Because he hadn't been able to save the one person he'd loved the most.
Chapter Nine
Janica rang Lily's doorbell, but knowing the neighborhood was so safe they rarely locked the front door, she didn't wait for anyone to let her in.
Violet, Lily's four year-old daughter, came barreling around the corner. “Auntie Jan!” She tackled Janica in a bear hug around her legs, then yelled, “You're it,” and ran away as fast as her small legs could take her.
Janica grinned. Damn, she loved that kid. A perfect cross between Lily's soft beauty and Travis's ridiculously masculine good looks, Violet was a stunner. Better still, she was funny. And bright as the sun.
Lily was kneeling in the kitchen with full grocery bags all around her feet as she consoled her crying son. Sam was almost two-and-a-half and about a hundred times more sensitive than his big sister. He was also crazy cute. Cover-of-a-kid's-magazine cute.
Hoping to distract him from whatever was the matter, Janica called out, “Sammy!”
His eyes still wet, he looked up from his mother's shoulder and in an instant his wobbling cheeks shifted into a wide smile.
“Hey, baby boy,” she said as Lily gratefully moved aside to let her pick him up.
Happily going into her arms, he made a stern face. “I'm not a baby.”
“I know,” she said. “You're a big boy.” She pretended she was going to drop under his weight. “A huge boy. Have you been eating bricks again?”
“That would make my teeth break, silly!” he crowed, happy to let her know just how wrong she was, just like his father—and his uncle—were so happy to do all the time.
Carson men. They were all alike.
Too damn cute to stay away from, but completely and utterly full of themselves.

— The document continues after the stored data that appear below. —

template <bool QB>
__global__ void k_tangent_defect(const int Q, const int64_t P, const double* __restrict__ C, unsigned long long* __restrict__ out) {
   const int64_t ip = (int64_t)blockIdx.x * blockDim.x + threadIdx.x;
   double defect = 0.0;
   if (ip < P) {
      const QView vc = qview<QB>(36, Q, ip / Q, (int)(ip % Q));
      const double* c = C + vc.base;
      double D[25], K; tangent_to_d55(c, vc.stride, D, K);
      double cmax = 0.0, dmax = 0.0;
#pragma unroll
      for (int j = 0; j < 6; j++) {
         double eps[6] = { 0, 0, 0, 0, 0, 0 }, col[6]; eps[j] = 1.0;
         d55_apply(D, K, eps, col);
#pragma unroll
         for (int i = 0; i < 6; i++) { const double v = c[(i + 6 * j) * vc.stride]; cmax = fmax(cmax, fabs(v)); dmax = fmax(dmax, fabs(v - col[i])); }
      }
      defect = cmax > 0.0 ? dmax / cmax : 0.0;
   }
   for (int o = 32; o > 0; o >>= 1) defect = fmax(defect, __shfl_xor(defect, o));
   if ((threadIdx.x & 63) == 0 && defect > 0.0) atomicMax(out, (unsigned long long)__double_as_longlong(defect));
}

template <bool LVEC, bool GEO, bool CMP = false, bool TRANS = false, bool NT = true, bool CG = false>
// ... 352 lines not shown
                                  const double* __restrict__ qf, double* __restrict__ partial) {
   extern __shared__ double sm[];
   const int nb = gridDim.x;
   for (int c = 0; c <= vdim; c++) {
      double acc = 0;
      for (int64_t ip = (int64_t)blockIdx.x * blockDim.x + threadIdx.x; ip < P; ip += (int64_t)nb * blockDim.x) {
         const int q = (int)(ip % Q); const int64_t e = ip / Q;
         const QView vj = qview<QB>(9, Q, e, q), vq = qview<QB>(vdim, Q, e, q);
         double adj[9], detJ; adj_det(J + vj.base, adj, detJ, vj.stride);
         const double w = W[q] * detJ;
         acc += (c < vdim) ? w * qf[vq.base + (int64_t)c * vq.stride] : w;
      }
      sm[threadIdx.x] = acc; __syncthreads();
      for (int s = blockDim.x / 2; s > 0; s >>= 1) { if ((int)threadIdx.x < s) sm[threadIdx.x] += sm[threadIdx.x + s]; __syncthreads(); }
      if (threadIdx.x == 0) partial[c * nb + blockIdx.x] = sm[0];
      __syncthreads();
   }
}

}

static inline unsigned nblk(int64_t n, int bs) { return (unsigned)((n + bs - 1) / bs); }

int exa_launch_jacobians(exa_ctx* ctx, const double* xe, double* J, hipStream_t s) {
   if (ctx->qblk) hipLaunchKernelGGL(k_jacobians<true>, dim3(nblk(ctx->P, 256)), dim3(256), exa_g_lds_bytes(ctx->n, ctx->Q), s, ctx->Q, ctx->n, ctx->P, ctx->G_dev, xe, J);
   else hipLaunchKernelGGL(k_jacobians<false>, dim3(nblk(ctx->P, 256)), dim3(256), exa_g_lds_bytes(ctx->n, ctx->Q), s, ctx->Q, ctx->n, ctx->P, ctx->G_dev, xe, J);
   EXA_HIP_CHECK(ctx, hipGetLastError()); return EXA_OK;
}
int exa_launch_jacobians_from_geom(exa_ctx* ctx, const double* gj, double* J, hipStream_t s) {
   if (ctx->qblk) hipLaunchKernelGGL(k_jacobians_from_geom<true>, dim3(nblk(ctx->P, 256)), dim3(256), 0, s, ctx->Q, ctx->P, gj, J);
   else hipLaunchKernelGGL(k_jacobians_from_geom<false>, dim3(nblk(ctx->P, 256)), dim3(256), 0, s, ctx->Q, ctx->P, gj, J);
   EXA_HIP_CHECK(ctx, hipGetLastError()); return EXA_OK;
}
int exa_launch_grad_calc(exa_ctx* ctx, const double* J, const double* fe, double* out, hipStream_t s) {
   if (ctx->qblk) hipLaunchKernelGGL(k_grad_calc<true>, dim3(nblk(ctx->P, 256)), dim3(256), exa_g_lds_bytes(ctx->n, ctx->Q), s, ctx->Q, ctx->n, ctx->P, J, ctx->G_dev, fe, out);
   else hipLaunchKernelGGL(k_grad_calc<false>, dim3(nblk(ctx->P, 256)), dim3(256), exa_g_lds_bytes(ctx->n, ctx->Q), s, ctx->Q, ctx->n, ctx->P, J, ctx->G_dev, fe, out);
   EXA_HIP_CHECK(ctx, hipGetLastError()); return EXA_OK;
}
int exa_launch_residual_setup(exa_ctx* ctx, const double* J, const double* S, hipStream_t s) {
   hipLaunchKernelGGL(k_residual_setup, dim3(nblk(ctx->P, 256)), dim3(256), 0, s, ctx->Q, ctx->P, ctx->W_dev, J, S, ctx->dmat);
   EXA_HIP_CHECK(ctx, hipGetLastError()); return EXA_OK;
}
int exa_launch_residual_apply(exa_ctx* ctx, double* Y, hipStream_t s) {
   hipLaunchKernelGGL(k_residual_apply, dim3(nblk((int64_t)ctx->n * ctx->E, 256)), dim3(256), exa_g_lds_bytes(ctx->n, ctx->Q), s, ctx->Q, ctx->n, ctx->E, ctx->G_dev, ctx->dmat, Y);
   EXA_HIP_CHECK(ctx, hipGetLastError()); return EXA_OK;
}
// ... 1 lines not shown
   hipLaunchKernelGGL(k_residual_apply, dim3(nblk((int64_t)ctx->n * ctx->E, 256)), dim3(256), exa_g_lds_bytes(ctx->n, ctx->Q), s, ctx->Q, ctx->n, ctx->E, ctx->G_dev, D, Y);
   EXA_HIP_CHECK(ctx, hipGetLastError()); return EXA_OK;
}
int exa_det_prepare(exa_ctx* ctx);
static int det_gather(exa_ctx* ctx, double* y, const double* gate, hipStream_t s) {
   hipLaunchKernelGGL(k_e2l_gather<true>, dim3(nblk(ctx->nnodes, 256)), dim3(256), 0, s, ctx->n, ctx->nnodes, ctx->n2e_off, ctx->n2e_idx, ctx->ev_det, y, gate);
   EXA_HIP_CHECK(ctx, hipGetLastError()); return EXA_OK;
}
int exa_launch_residual_p1(exa_ctx* ctx, const double* J, const double* S, double* y, bool lvec, hipStream_t s) {
   const unsigned nb = nblk(ctx->E, PA_BLK);
   double* ev = nullptr;
   if (lvec && ctx->det) { if (int rc = exa_det_prepare(ctx)) return rc; ev = ctx->ev_det; }
   if (lvec && J == nullptr) {
      if (ctx->qblk) hipLaunchKernelGGL((k_residual_p1<true, true, true>), dim3(nb), dim3(PA_BLK), 0, s, ctx->E, ctx->W_dev, J, S, y, ctx->conn, ctx->nnodes, ev, ctx->coords_lvec);
      else hipLaunchKernelGGL((k_residual_p1<true, false, true>), dim3(nb), dim3(PA_BLK), 0, s, ctx->E, ctx->W_dev, J, S, y, ctx->conn, ctx->nnodes, ev, ctx->coords_lvec);
   } else if (lvec && ctx->qblk) hipLaunchKernelGGL((k_residual_p1<true, true>), dim3(nb), dim3(PA_BLK), 0, s, ctx->E, ctx->W_dev, J, S, y, ctx->conn, ctx->nnodes, ev);
   else if (lvec) hipLaunchKernelGGL((k_residual_p1<true, false>), dim3(nb), dim3(PA_BLK), 0, s, ctx->E, ctx->W_dev, J, S, y, ctx->conn, ctx->nnodes, ev);
   else if (ctx->qblk) hipLaunchKernelGGL((k_residual_p1<false, true>), dim3(nb), dim3(PA_BLK), 0, s, ctx->E, ctx->W_dev, J, S, y, ctx->conn, ctx->nnodes);
   else hipLaunchKernelGGL((k_residual_p1<false, false>), dim3(nb), dim3(PA_BLK), 0, s, ctx->E, ctx->W_dev, J, S, y, ctx->conn, ctx->nnodes);
   EXA_HIP_CHECK(ctx, hipGetLastError());
   if (ev) return det_gather(ctx, y, nullptr, s);
   return EXA_OK;
}
static int pa_full_on_demand(exa_ctx* ctx, hipStream_t s) {
   if (!ctx->pa_lazy) return EXA_OK;
   const dim3 grid(nblk(ctx->E, PA_BLK));
   if (ctx->qblk) hipLaunchKernelGGL((k_grad_setup_pa<true, 0, false>), grid, dim3(PA_BLK), 0, s, ctx->Q, ctx->E, ctx->lazy_dt, ctx->W_dev, ctx->lazy_J, ctx->lazy_C, ctx->pa, ctx->pa_c);
   else hipLaunchKernelGGL((k_grad_setup_pa<false, 0, false>), grid, dim3(PA_BLK), 0, s, ctx->Q, ctx->E, ctx->lazy_dt, ctx->W_dev, ctx->lazy_J, ctx->lazy_C, ctx->pa, ctx->pa_c);
   EXA_HIP_CHECK(ctx, hipGetLastError());
   ctx->pa_lazy = false;
   return EXA_OK;
}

“You're it! You're it!” Violet yelled as she ran by.
“Okay. I'm just going to tell Sammy a secret first,” Janica said.
Violet's eyes got really big. Forgetting all about her game of tag, she ran over. “What is it?”
“I need to talk to your mommy for a few minutes and then when we're done I'm taking everyone for cupcakes.”
Lily's little boy all but jumped out of her arms to do a happy cupcake dance with his sister.
“I want to go right now!” he demanded.
Carson boys and their demands.
Come here.
I want you naked.
Get on your knees.
Use your mouth.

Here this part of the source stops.